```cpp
int lgn_level_bwd_partial_rows(int B, int N, int decoder, int* rows_mix, int* rows_rad);
int lgn_level_rad_partial_len(int C, int decoder);
int lgn_level_jet_split(int B, int N);
// ... 96 lines not shown
  double jet_loss_scale;
} lgn_net_desc;
#define LGN_REAL_SUM 0
#define LGN_REAL_REAL 1
#define LGN_REAL_IMAG 2
#define LGN_REAL_MEAN 3
#define LGN_REAL_NORM 4
#define LGN_LOSS_CHAMFER 0
#define LGN_LOSS_MSE 1
#define LGN_LOSS_HUNGARIAN 2
#define LGN_LOSS_EMD 3
typedef struct lgn_loss_desc {
  int kind;
  int abs_coord;
  int polar_coord;
  double scale;
} lgn_loss_desc;
#define LGN_POOL_MIN 0
#define LGN_POOL_MAX 1
#define LGN_POOL_MEAN 2
#define LGN_POOL_MIX 3
#define LGN_POOL(n, avg, o0, o1, o2, o3) ((n) | ((avg) << 3) | ((o0) << 4) | ((o1) << 6) | ((o2) << 8) | ((o3) << 10))
#define LGN_NET_NO_STATIC 1
#define LGN_NET_DEC_PAIRWISE 2
#define LGN_NET_LEVEL_V2 4
#define LGN_NET_MLP_V1 8
#define LGN_NET_MOMENTS_V1 16
#define LGN_NET_BWD_ORDERED 64
#define LGN_NET_DEC_UNFUSED 256
#define LGN_NET_MOMENTS_SPLIT 512
#define LGN_NET_MLP_BWD1 1024
#define LGN_NET_MLP_FULLTILE 2048
#define LGN_NET_LIVE_SCALARS 4096
#define LGN_NET_SPLIT_TAIL 128

#define LGN_LDS_LIMIT (160 * 1024)
long long lgn_encoder_end_lds_bytes(int N, int C0, int K, int CL, int Ts, int Tv, int pool);
long long lgn_decoder_end_lds_bytes(int N, int C0, int Tin, int CL);
long long lgn_junction_lds_bytes(int N, int CL, int Ts, int Tv, int pool, int C0);

int lgn_step_param_slots(const lgn_net_desc* d, int decoder);
long long lgn_step_workspace_doubles(const lgn_net_desc* d);
int lgn_step_fwd_bwd_f64(const lgn_net_desc* d, const double* params, double* grads, long long n_params,
                         const int64_t* enc_off, const int64_t* dec_off, const double* p4, const double* target,
                         const uint8_t* mask, const double* in_scalars, double* workspace, long long workspace_doubles,
                         double* recon, double* loss_part, const lgn_loss_desc* loss, int* assignment ,
                         int* status , void* stream);
#define LGN_FINALIZE_SCRATCH 2048
int lgn_step_finalize_f64(double* params, double* grads, long long n_params, const double* loss_part, int n_loss,
                          double l1_lambda, double* adam_m, double* adam_v, long long* step_dev,
                          double lr, double beta1, double beta2, double eps, int do_adam, double* loss_out, void* stream);
int lgn_step_train_f64(const lgn_net_desc* d, double* params, double* grads, long long n_params, const int64_t* enc_off,
                       const int64_t* dec_off, const double* p4, const double* target, const uint8_t* mask, const double* in_scalars,
                       double* workspace, long long workspace_doubles, double* recon, double* loss_part, int n_loss, double l1_lambda,
                       double* adam_m, double* adam_v, long long* step_dev, double lr, double beta1, double beta2, double eps,
                       int do_adam, double* loss_out, const lgn_loss_desc* loss, int* assignment ,
                       int* status , void* stream);

#define LGN_OPT_ADAM 0
#define LGN_OPT_RMSPROP 1
typedef struct {
  int kind;
  double l1_lambda, l2_lambda, lr, eps;
  double beta1, beta2;
  double alpha, momentum;
} lgn_optim_desc;
// ... 223 lines not shown
```

### lgn-autoencoder_amd/csrc/mlp_chain.hip

```cpp
#include "lds.hpp"
#include "ops.hpp"

namespace lgn {

namespace { LGN_STAMP_DECL }
#ifdef LGN_STAMPS
#define DSTAMP(i) do { if (threadIdx.x == 256 && blockIdx.x == 0) g_stamps[i] = clock64(); } while (0)
#else
#define DSTAMP(i) do { } while (0)
#endif
LGN_STAMP_READER(lgn_debug_stamps_mlp_chain)

namespace chain {

__host__ __device__ constexpr int stride2mod4(int x) { return x + ((6 - (x & 3)) & 3); }

__device__ __forceinline__ void lds_barrier() {
  __builtin_amdgcn_sched_barrier(0);
  __builtin_amdgcn_fence(__ATOMIC_RELEASE, "workgroup", "local");
  __builtin_amdgcn_s_barrier();
  __builtin_amdgcn_fence(__ATOMIC_ACQUIRE, "workgroup", "local");
  __builtin_amdgcn_sched_barrier(0);
}
template <int N, int P, class LoadF, class MmaF, class SideF>
// ... 223 lines not shown
  mfma_stream<N, LOOKAHEAD>(
      [&](int i) {
        const int u = It::tile(i), ks = It::ks(i);
        return u < NF ? wa[4 * ks * S + 16 * u] : wt[4 * ks * S + 4 * (u - NF)];
      },
      [&](int i, double av) {
        const int u = It::tile(i), ks = It::ks(i);
        if (u < NF) gin[u] = __builtin_amdgcn_mfma_f64_16x16x4f64(av, gpre[ks >> 2][ks & 3], gin[u], 0, 0, 0);
        else gin[NTO - 1][u - NF] = mfma4(av, gpre[ks >> 2][ks & 3], gin[NTO - 1][u - NF]);
      },
      [&](int i) {
        const int u = It::tile(i), ks = It::ks(i);
        constexpr int k1 = KS > 6 ? 5 : KS > 1 ? 1 : 0, k2 = KS > 6 ? 6 : KS > 2 ? 2 : k1, k3 = k2 + 1 < KS ? k2 + 1 : k2;
#pragma unroll
        for (int r = 0; r < 4; ++r)
          if (u > 0 && u < NF && ks == (r < 2 ? k1 : k2)) fin(u > 0 ? u - 1 : 0, r);
#pragma unroll
        for (int q = 0; q < NB; ++q)
          if (TH && u == 1 && NF > 1 && ks == k3) fin(NTO - 1, q);
        ext(i);
      });
}
template <class G, int NTO, bool TH_, class FinF>
__device__ __forceinline__ void fin_last(FinF fin, int r) {
  constexpr bool TH = TH_ && NTO == G::NT;
  if (!TH) fin(NTO - 1, r);
  else {
    fin(NTO - 2, r);
    if (NTO == 2 && r < G::NB) fin(NTO - 1, r);
  }
}
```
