+            case 6: asm volatile("s_waitcnt vmcnt(12)" ::: "memory"); break;                                           \
+            case 7: asm volatile("s_waitcnt vmcnt(14)" ::: "memory"); break;                                           \
+            default: asm volatile("s_waitcnt vmcnt(16)" ::: "memory"); break;                                          \
+        }                                                                                                              \
+    } while (0)
+
+    const unsigned lds0 = (unsigned)(uintptr_t)(__attribute__((address_space(3))) char*)smem;
+    unsigned xlo[3][2], ylo[2];
+#pragma unroll
+    for (int h = 0; h < 2; ++h) {
+        const int kk = 8 * grp + qrow + 4 * h;
+        ylo[h] = lds0 + (unsigned)(wr_phys<COT>(kk, tco * 2 + (pcol >> 1)) + (pcol & 1) * 8);
+#pragma unroll
+        for (int d = 0; d < 3; ++d)
+            xlo[d][h] = lds0 + (unsigned)(wr_phys<CIT>(kk + d, tci * 2 + (pcol >> 1)) + (pcol & 1) * 8);
+    }
+
+    f32x4 acc[9];
+#pragma unroll
+    for (int t = 0; t < 9; ++t) acc[t] = f32x4{0.f, 0.f, 0.f, 0.f};
+
+    for (int g = wid; g < NX; g += 4)
+        __builtin_amdgcn_raw_ptr_buffer_load_lds(xrs, WR_LDS(smem + zrow_off + g * 1024), 16, (int)WR_OOB, 0, 0, 0);
+    WR_STAGE(-2, 0, 0);
+    WR_STAGE(-1, 1, 0);
+    WR_STAGE(0, 2, 0);
+    WR_STAGE(1, 3, 1);
+    WR_STAGE(2, 4, 2);
+    int xslot = 0, yslot = 0;
+    int y = r0 % H;
+    for (int j = 0; j < nrows; ++j) {
+        WR_WAIT2();
+        WR_BAR();
+        {
+            int xn = xslot + 5; if (xn >= WR_XSLOTS) xn -= WR_XSLOTS;
+            int yn = yslot + 3; if (yn >= WR_YSLOTS) yn -= WR_YSLOTS;
+            WR_STAGE(j + 3, xn, yn);
+        }
+        __builtin_amdgcn_sched_barrier(0);
+        unsigned xrow[3];
+#pragma unroll
+        for (int d = 0; d < 3; ++d) {
+            int sl = xslot + d; if (sl >= WR_XSLOTS) sl -= WR_XSLOTS;
+            const bool in = (unsigned)(y + d - 1) < (unsigned)H;
+            xrow[d] = (unsigned)(in ? sl * XS : zrow_off);
+        }
+        const unsigned yrow = (unsigned)(yring_off + yslot * YS);
+        for (int ks = wk; ks < nks; ks += WK) {
+            const unsigned ya = yrow + (unsigned)(ks * 32 * PBY);
+            const unsigned xk = (unsigned)(ks * 32 * PBX);
+            bf16x4 l0[3], h0[3], l1[3], h1[3], l2[3], h2[3];
+            const bf16x4 yl = wr_tr(ylo[0] + ya), yh = wr_tr(ylo[1] + ya);
+#pragma unroll
+            for (int d = 0; d < 3; ++d) { l0[d] = wr_tr(xlo[d][0] + xrow[0] + xk); h0[d] = wr_tr(xlo[d][1] + xrow[0] + xk); }
+#pragma unroll
+            for (int d = 0; d < 3; ++d) { l1[d] = wr_tr(xlo[d][0] + xrow[1] + xk); h1[d] = wr_tr(xlo[d][1] + xrow[1] + xk); }
+            WR_LGKM(6);
+            const bf16x8 yf = wr_cat(yl, yh);
+#pragma unroll
+            for (int d = 0; d < 3; ++d)
+                acc[d] = __builtin_amdgcn_mfma_f32_16x16x32_bf16(wr_cat(l0[d], h0[d]), yf, acc[d], 0, 0, 0);
+            __builtin_amdgcn_sched_barrier(0);
+#pragma unroll
+            for (int d = 0; d < 3; ++d) { l2[d] = wr_tr(xlo[d][0] + xrow[2] + xk); h2[d] = wr_tr(xlo[d][1] + xrow[2] + xk); }
+            WR_LGKM(6);
+#pragma unroll
+            for (int d = 0; d < 3; ++d)
+                acc[3 + d] = __builtin_amdgcn_mfma_f32_16x16x32_bf16(wr_cat(l1[d], h1[d]), yf, acc[3 + d], 0, 0, 0);
+            __builtin_amdgcn_sched_barrier(0);
+            WR_LGKM(0);
+#pragma unroll
+            for (int d = 0; d < 3; ++d)
+                acc[6 + d] = __builtin_amdgcn_mfma_f32_16x16x32_bf16(wr_cat(l2[d], h2[d]), yf, acc[6 + d], 0, 0, 0);
+            __builtin_amdgcn_sched_barrier(0);
+        }
+        if (++xslot == WR_XSLOTS) xslot = 0;
+        if (++yslot == WR_YSLOTS) yslot = 0;
+        if (++y == H) y = 0;
+    }
+    asm volatile("s_waitcnt vmcnt(0)" ::: "memory");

************

Work item: Whenever a line of the listing above holds the word "template", copy that line.

Exercise result:
template <int N, int P, class LoadF, class MmaF, class SideF>
template <class G, int NTO, bool TH_, class FinF>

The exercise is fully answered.